By Christopher Leonard, AP Business Writer
Unemployed for nearly a year, David Becker was relieved to land a new job in information technology last summer.
The offer carried a price, though: It was a lower-rung job than the one Becker had lost. He had to uproot his family from Wisconsin to Nevada. And, like many formerly jobless people who find work these days, Becker is now paid far less than before — $25,000 less.
It's one of the bleak realities of the economic recovery: Even as more employers are starting to hire, the new jobs typically pay less than the ones that were lost.
In the government's data, a job is a job. More jobs point to a growing economy. But to people who used to earn $60,000, a new $40,000 job means they'll spend less — and contribute less to the recovery.
"In most cases, it means a subdued expansion, for sure," said Marisa Di Natale, director at Moody's Economy.com.

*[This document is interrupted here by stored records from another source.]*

# Ekumen-OS/beluga

Hardware: AMD Instinct MI355X
Metric: MCL update cycles/sec (motion+sensor+resample), N particles x 1080 beams (higher is better)
Workload: dtype f64; 1 GPU; BASELINE configs[1]: 1M particles/GPU, 1080-beam LikelihoodFieldModel, 4000x4000@5cm grid (seed 42), DifferentialDriveModel, multinomial resample every cycle; particles_per_gpu=1000000, particles_total=1000000, beams=1080, grid=4000x4000@0.05, parallelism=1 GPU

## Files before the change

### beluga_amd/csrc/context.hip

```cpp
#include <hip/hip_runtime.h>
#include <dlfcn.h>

#include <algorithm>
#include <cctype>
#include <atomic>
#include <chrono>
#include <thread>
#include <cmath>
#include <cstdio>
#include <cstring>
#include <limits>
#include <new>
#include <numeric>
#include <optional>
#include <string>
#include <unordered_set>
#include <map>
#include <vector>

#include "beluga_mcl.h"
#include "cluster_host.h"
#include "cycle_host.h"
#include "kernels.h"
#include "landmark_host.h"
// ... 1054 lines not shown
  const double* d_total = ctx->d_scalars.ptr + kSlotCdfTotal;
  uint64_t result = max_p;
  if (a.min_particles >= max_p) {
    ra.first_candidate = 0;
    ra.count = max_p;
    ra.out_offset = 0;
    if (opt.with_estimate) {
      MCL_HIP(ctx, ctx->d_est_partials.ensure(static_cast<size_t>(9) * ((max_p + 1023) / 1024)));
      Completion done{};
      const bool spin = ctx->tuning.cycle_spin > 0 || (ctx->tuning.cycle_spin < 0 && max_p >= 262144);
      ctx->done_armed = spin && ctx->profile <= 1 && opt.estimate_enqueued;
      if (ctx->done_armed) {
        done.d_ticket = reinterpret_cast<unsigned long long*>(ctx->d_scalars.ptr + kSlotDoneTicket);
        done.host_flag = reinterpret_cast<unsigned long long*>(ctx->hd_scalars + kSlotDoneWord);
        done.seq = ++ctx->done_seq;
      }
      const bool noise_in_draw = ctx->tuning.noise_ahead == 1 && max_p > 65536 && max_p <= 2000000 &&
                                 ctx->d_noise.ensure(3 * static_cast<size_t>(max_p)) == hipSuccess;
      const bool noise_ahead = ctx->done_armed && ctx->tuning.noise_ahead == 2 && max_p > 65536 && max_p <= 2000000 &&
                               ctx->d_noise.ensure(3 * static_cast<size_t>(max_p)) == hipSuccess;
      KeyFrame ahead_frame{};
      const bool order_keys = noise_in_draw && ctx->done_armed && ctx->tuning.order_ahead != 0 && max_p < (1ull << 32) && ctx->wants_ordering() &&
                              ctx->predict_key_frame(&ctx->last_sampler, &ahead_frame, 2);
      launch_resample_draw_and_estimate(ctx->stream, ctx->cur(), ctx->cdf_tree(), d_total, ctx->other(), ra, gv, fc, hp,
                                        ctx->facts.pivot()[0], ctx->facts.pivot()[1], ctx->d_est_partials.ptr, ctx->d_scalars.ptr + kSlotEstimate,
                                        ctx->hd_scalars + kSlotEstimate, ctx->done_armed ? &done : nullptr,
                                        ((ctx->tuning.draw_fold == 2 || (ctx->tuning.draw_fold == 1 && max_p <= 65536)) && ctx->d_scan_state.ptr)
                                            ? reinterpret_cast<unsigned int*>(ctx->d_scan_state.ptr + 4)
                                            : nullptr,
                                        noise_in_draw ? ctx->d_noise.ptr : nullptr, max_p, ctx->cfg.shard_offset, step + 1,
                                        order_keys ? ctx->sort_scratch().keys : nullptr, &ctx->last_sampler, &ahead_frame);
      if (noise_ahead) launch_noise_ahead(ctx->stream, ctx->cfg.seed, step + 1, ctx->cfg.shard_offset, max_p, ctx->d_noise.ptr);
      if (noise_ahead || noise_in_draw) ctx->facts.noise_ahead_recorded(step + 1, max_p, ctx->cfg.shard_offset, ctx->cfg.seed);
      if (order_keys) {
        const SortScratch sort = ctx->sort_scratch();
        launch_order_ahead(ctx->stream, max_p, &sort);
        ctx->facts.order_ahead_recorded(step + 1, max_p, ctx->key_layout());
        ctx->order_sampler = ctx->last_sampler;
      }
      if (opt.estimate_enqueued) *opt.estimate_enqueued = true;
    } else {
      launch_resample_draw(ctx->stream, ctx->cur(), ctx->cdf_tree(), d_total, ctx->other(), ra, gv, fc, hp, nullptr);
    }
    MCL_HIP(ctx, hipGetLastError());
  } else {
    MCL_REQUIRE(ctx, max_p < 0xFFFFFFFFull, "max_particles too large for KLD resampling");
    if (const mcl_status s = kld_begin(ctx)) return s;
    uint64_t chunk = std::max<uint64_t>(a.min_particles + 1, 1ull << 16);
    while (ctx->kld_pos < max_p) {
      const uint64_t pos = ctx->kld_pos;
      const uint64_t cnt = std::min(chunk, max_p - pos);
      if (const mcl_status s = kld_grow_table(ctx, pos + cnt)) return s;
      ra.first_candidate = pos;
      ra.count = cnt;
      ra.out_offset = pos;
      launch_resample_draw(ctx->stream, ctx->cur(), ctx->cdf_tree(), d_total, ctx->other(), ra, gv, fc, hp, ctx->d_hashes.ptr);
      uint64_t first_fail = ~0ull;
      if (const mcl_status s = kld_process(ctx, cnt, &first_fail)) return s;
      if (first_fail != ~0ull) {
// ... 948 lines not shown
      MCL_HIP(ctx, hipStreamCreateWithFlags(&ctx->stream, hipStreamNonBlocking));
      ctx->own_stream = true;
    }
    const uint64_t cap = cfg->shard_capacity ? cfg->shard_capacity : cfg->amcl.max_particles;
    if (const mcl_status s = ensure_capacity(ctx, cap)) return s;
    MCL_HIP(ctx, ctx->d_scalars.ensure(kScalarSlots));
    MCL_HIP(ctx, hipMemsetAsync(ctx->d_scalars.ptr, 0, kScalarSlots * sizeof(double), ctx->stream));
    MCL_HIP(ctx, hipHostMalloc(reinterpret_cast<void**>(&ctx->h_scalars), kScalarSlots * sizeof(double), hipHostMallocMapped));
    std::memset(ctx->h_scalars, 0, kScalarSlots * sizeof(double));
    MCL_HIP(ctx, hipHostGetDevicePointer(reinterpret_cast<void**>(&ctx->hd_scalars), ctx->h_scalars, 0));
    MCL_HIP(ctx, ctx->d_kld_scalars.ensure(8));
    MCL_HIP(ctx, hipMemsetAsync(ctx->d_kld_scalars.ptr, 0, 8 * sizeof(unsigned long long), ctx->stream));
    MCL_HIP(ctx, hipHostMalloc(reinterpret_cast<void**>(&ctx->h_kld_scalars), 8 * sizeof(unsigned long long)));
    for (auto& pair : ctx->ev)
      for (auto& e : pair) MCL_HIP(ctx, hipEventCreate(&e));
    MCL_HIP(ctx, hipEventCreateWithFlags(&ctx->points_event, hipEventDisableTiming));
    MCL_HIP(ctx, configure_device_kernels());
    {
      int count = 0;
      if (hipDeviceGetAttribute(&count, hipDeviceAttributeMultiprocessorCount, ctx->device) != hipSuccess || count <= 0) count = 256;
      ctx->tuning.device_cus = count;
    }
    for (const char* name : {"lf_variant", "lf_fast", "lf_table", "lf_patch", "lf_dispersed", "lf_far_tiles", "key_layout", "lf_loose_below", "lf_small_particles", "device_policy",
                             "sort_min_particles", "beam_sort_min_particles", "field_build", "key_curve", "key_warp", "key_bits_xy", "lf_margin", "lf_split", "lf_queue_grid", "shard_pad_permille", "lf_queue", "lf_ends_first", "beam_free_ahead", "beam_sectors", "lf_weight_sums", "beam_table", "cycle_spin", "scan_fused", "draw_fold", "lf_unit_weights", "small_fused", "norm_store", "noise_ahead", "order_ahead", "lf_far_beams_per_wave", "batch_cluster_fused"}) {
      std::string env = "BELUGA_MCL_";
      for (const char* c = name; *c; ++c) env += static_cast<char>(std::toupper(static_cast<unsigned char>(*c)));
      if (const char* v = std::getenv(env.c_str())) {
        if (std::string(name) == "lf_table") (void)mcl_set_option(ctx, name, std::string(v) == "cube" ? 1 : std::atoi(v));
        else (void)mcl_set_option(ctx, name, std::atoi(v));
      }
    }
    return MCL_OK;
  };
  st = init();
  if (st != MCL_OK) {
    g_create_error = ctx->error;
    mcl_destroy(ctx);
    return st;
  }
  *out = ctx;
  return MCL_OK;
}
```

Worse for those affected, people hired at lower wages in a tight job market tend to lag behind their peers for years, sometimes decades.
For example, workers laid off during the 1981-82 recession earned 20% less than people who remained in a job — even 20 years after they were rehired, a Columbia University study found. The study examined pay for white- and blue-collar workers, managers and hourly workers.
That means a few short months of unemployment could haunt workers such as 34-year-old Jessica Moore for years.
Moore had been employed since graduating from Penn State University more than 12 years ago. But in March, she was laid off from her job as managing editor for digital media at the nonprofit Sesame Workshop in New York, which produces "Sesame Street."
In April, Moore got an interview for a job opening as editor and publisher of the nonprofit Teen Voices magazine in Boston. The job paid 25% less than her previous position. And the company was a fraction of the size of Sesame Workshop.
Still, she leapt at the offer.
"I wanted the immediate security," she said.